Nothing really went right for Henri-Georges Clouzot.
Dogged by ill health, branded a Nazi collaborator and spurned by the French New Wave, his career was largely one of wasted opportunity and unrealised potential.
Somehow, though, he still made a trio of remarkable thrillers – Le Corbeau , The Wages Of Fear and Les Diaboliques – that saw him proclaimed as Alfred Hitchcock’s main rival.
Not only that, but he also had a thing for blondes. But to my mind, calling Clouzot “the French Hitchcock” as many have done is a back-handed compliment.
Much as I love Hitch, I don’t revisit his films half as much as I do his Gallic counterpart.
Nor do I find Alfie’s playful, mischievous style half as mesmerising as HG’s chilly, austere worldview, for all the many pleasures his work affords.
Hitch was always a consummate showman, a skilful conjuror who delighted in wrong-footing his audience with sleights of directorial hand.
Clouzot, though, was something else: a baleful critic of humanity who, with his unflinching eye for amoral characters prompted by greed, lust and sadism, was keeping it psychologically real in a way Hitch either never could or politely declined to.
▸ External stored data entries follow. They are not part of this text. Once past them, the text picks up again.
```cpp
int dae_set_enc_grad_prezeroed(dae_ctx* ctx, int on)
{
    if (!ctx) return DAE_ERR_ARG;
    ctx->enc_grad_prezeroed = on ? 1 : 0;
    return DAE_OK;
}

}
```

spotify_recsys_challenge_2018_amd/csrc/dae_internal.h:

```cpp
#pragma once
#include <hip/hip_runtime.h>
#include <hip/hip_ext.h>
#include <stdint.h>
#include <stdio.h>
#include <stdlib.h>
#include <string.h>
#include <string>
#include <unordered_set>
#include <vector>

#include "../../include/dae_hip.h"
#include "score_plan.h"
#include "mix_plan.h"
#include "tau_search.h"
#include "empty_proof.h"

constexpr int DAE_TITLE_MAX_SIZES = 8;
constexpr int DAE_VT = 32;
constexpr int DAE_HPAD = 32;
constexpr int DAE_REFINED_CAP = 4096;
constexpr size_t DAE_GUARD_BYTES = 2 * sizeof(int);

struct dae_buf {
    void* p = nullptr;
    size_t bytes = 0;
};

struct dae_packed {
    bool valid = false;
    bool borrowed = false;
    int V = 0, H = 0, Hp = 0;
    int col_lo = 0, col_hi = 0;
    int ntiles = 0;
    dae_buf W;
    dae_buf bias;
    dae_buf tile_ub; bool ub_valid = false;
    dae_buf bias16;
    dae_buf order;
// ... 36 lines not shown
    hipStream_t stream = nullptr;
    std::string err;
    size_t scratch_total = 0;

    dae_packed pk_f32, pk_bf16;

    dae_buf h_packed;
    dae_buf h_packed16;
    dae_buf h_scratch;
    long long h_geom_key = -1;
    void* h_geom_ptr = nullptr;
    long long h16_geom_key = -1;
    void* h16_geom_ptr = nullptr;
    dae_buf sample;
    dae_buf gmax;
    dae_buf tau;
    dae_buf sample_top;
    dae_buf cand;
    dae_buf cand_cnt;
    dae_buf train_a, train_b, train_c, train_d;
    float* arm_m = nullptr; float* arm_v = nullptr; float arm_alpha = 0.f, arm_b1 = 0.f, arm_b2 = 0.f, arm_eps = 0.f;
    const float* mixT = nullptr; int64_t mix_ld = 0; const float* mix_w = nullptr; int mix_ncols = 0;
    hipEvent_t gate_wait = nullptr, gate_record = nullptr;
    int enc_grad_prezeroed = 0;
    int adam_t = 0; float adam_b1 = 0.f, adam_b2 = 0.f, adam_b1p = 1.f, adam_b2p = 1.f;
    int train_dtype = DAE_DTYPE_F32;
    dae_buf csr_tmp;
    dae_buf feed_tmp;
    dae_topk_state tk;
    int overlap_hint = 0;
    dae_buf row_bad;
    dae_buf refined;
    dae_buf refstat; int refstat_rows = 0;
    dae_buf guard;
    float exact_margin = 1.0f;
    int margin_lo = 0, margin_hi = 0; float margin_scale = 1.0f;
    int audit_every = 64, audit_tiles = 16;
    uint64_t audit_seq = 0, audits_run = 0;
    dae_buf title_y1;
    dae_buf audit_stat;
    dae_buf audit;
    dae_buf mix_fhat;
    dae_buf title_scratch;
    dae_buf title_tab; const float* ttab_emb = nullptr; const float* ttab_w = nullptr; int ttab_nchar = 0, ttab_E = 0, ttab_F = 0,
        ttab_nsizes = 0; int ttab_fs[DAE_TITLE_MAX_SIZES] = {0};
    dae_buf tile_band; long long band_gen = -1; int band_nsamp = 0, band_nbrg = 0, band_waves = 0;
// ... 152 lines not shown
    int mode;
    const int* list;
};
constexpr int DAE_SSKIP_SLOTS = 2 * DAE_NUM_CU;
constexpr int DAE_SSKIP_PAIRS = DAE_SSKIP_SLOTS / DAE_NUM_XCD;
struct dae_sample_skip {
    const float2* ub;
    const float* beta; int n_beta;
    const float* mu;
    const float* row_d;
    const int32_t* seed_row_ptr; int k;
    unsigned long long* stat;
    unsigned* tab;
    float2* pair;
};
int dae_launch_decode_dense_f32(dae_ctx* ctx, const dae_rowgeom& g, int B, const dae_tileset& ts,
                                int apply_sigmoid, int mask_from_col, float* out, int64_t ld,
                                int fill_pad, int dtype = DAE_DTYPE_F32, float* gmax = nullptr,
                                int64_t ld_gmax = 0, int gmax_per_wave = 0, int bias_sel = 0,
                                const dae_sample_skip* skip = nullptr);
int dae_launch_decode_filter_f32(dae_ctx* ctx, const dae_rowgeom& g, int B, const dae_tileset& ts,
                                 const float* tau, int n_valid_col, uint2* cand, int* cand_cnt,
                                 int cap, int dtype = DAE_DTYPE_F32, int bias_sel = 0, const int* live_cnt = nullptr,
                                 const int* live_list = nullptr);

int dae_launch_decode_scaled_T(dae_ctx* ctx, const dae_rowgeom& g, int B, const dae_tileset& ts, const float* row_scale,
                               float* outT, int64_t ldT, int dtype = DAE_DTYPE_F32, bool add = false);

int dae_launch_decode_loss_f32(dae_ctx* ctx, const dae_rowgeom& g, int B, float inv_n_batch,
                               float* dzT, int64_t ldT, float* loss_part, int dtype = DAE_DTYPE_F32,
                               int dz16 = 0);

int dae_launch_decode_loss_rowmajor(dae_ctx* ctx, const dae_rowgeom& g, int B, int V, int H, const float* W,
                                    const float* bias, const float* h, float inv_n_batch, float* dzT, int64_t ldT,
                                    float* loss_part);

int dae_launch_decode_loss_dh(dae_ctx* ctx, const dae_rowgeom& g, int B, int V, int H, const float* W, const float* bias,
                              const float* h, float inv_n_batch, float* dzT, int64_t ldT, float* loss_part, float* part, int Bpad64);

struct dae_decp;
int dae_launch_decode_generic(dae_ctx* ctx, int epi, int dt, const dae_rowgeom& g, const dae_decp& p);
int dae_launch_decode_gmax_half(dae_ctx* ctx, const dae_rowgeom& g, const dae_decp& p);

int dae_train_step_f32(dae_ctx* ctx,
        const int32_t* x_row_ptr, const int32_t* x_col, const float* x_val,
        const int32_t* y_row_ptr, const int32_t* y_col, const float* y_val,
        const float* W_enc, const float* b_enc, const float* W_dec, const float* b_dec,
// ... 174 lines not shown
```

Yes, there’s ugliness and violence in Hitchcock’s flicks. But it’s normally perpetrated by agents outside the norm: cross-dressing psychopaths, for example, or birds gripped by an inexplicable malevolence.
In Clouzot’s great pictures, the monster isn’t out there. Instead it’s within – the avarice and desperation that compel Yves Montand to drive a truck over Charles Vanel in Wages , for instance, or the hysteria, suspicion and paranoia that a few poison-pen letters unlock in Le Corbeau .
For me, it is not the palm-sweating tension and expertly sustained atmosphere of creeping dread that make Les Diaboliques so fiendish. It’s the casual and calculated cruelty, inflicted without a shred of remorse with the basest of motivations.
I’ve yet to find anything in Hitchcock as unsettling, and that includes Raymond Burr’s creepy neighbour in Rear Window and Rebecca ’s Mrs Danvers.
OK, so Hitch has the numbers on his side: a vast, diverse oeuvre that covered half a century, two continents and the transition from silents to talkies.
Admittedly, Clouzot is a bit of a lightweight in comparison, though the overlooked likes of Manon , Quai Des Orfèvres and La Vérité do show he that was more than a three-picture pony.
Watching 2009’s fascinating documentary on his unfinished L’Enfer , you are left in no doubt it was circumstances rather than ability that curtailed his credits.
And in any case, since when was being prolific a mark of artistic merit?
Hitchcock was a genius, of that there is no doubt. Yet because his controlling hand is forever visible, we’re always just a tiny bit distanced from his brilliantly orchestrated constructions.
Clouzot doesn’t only want us to be voyeurs, though. He wants us to be participants, enduring the same gruelling emotional cocktail as his all-too-identifiable protagonists.
Hitch might be the master of suspense, but Clouzot is the more masterly storyteller. Or is it just me?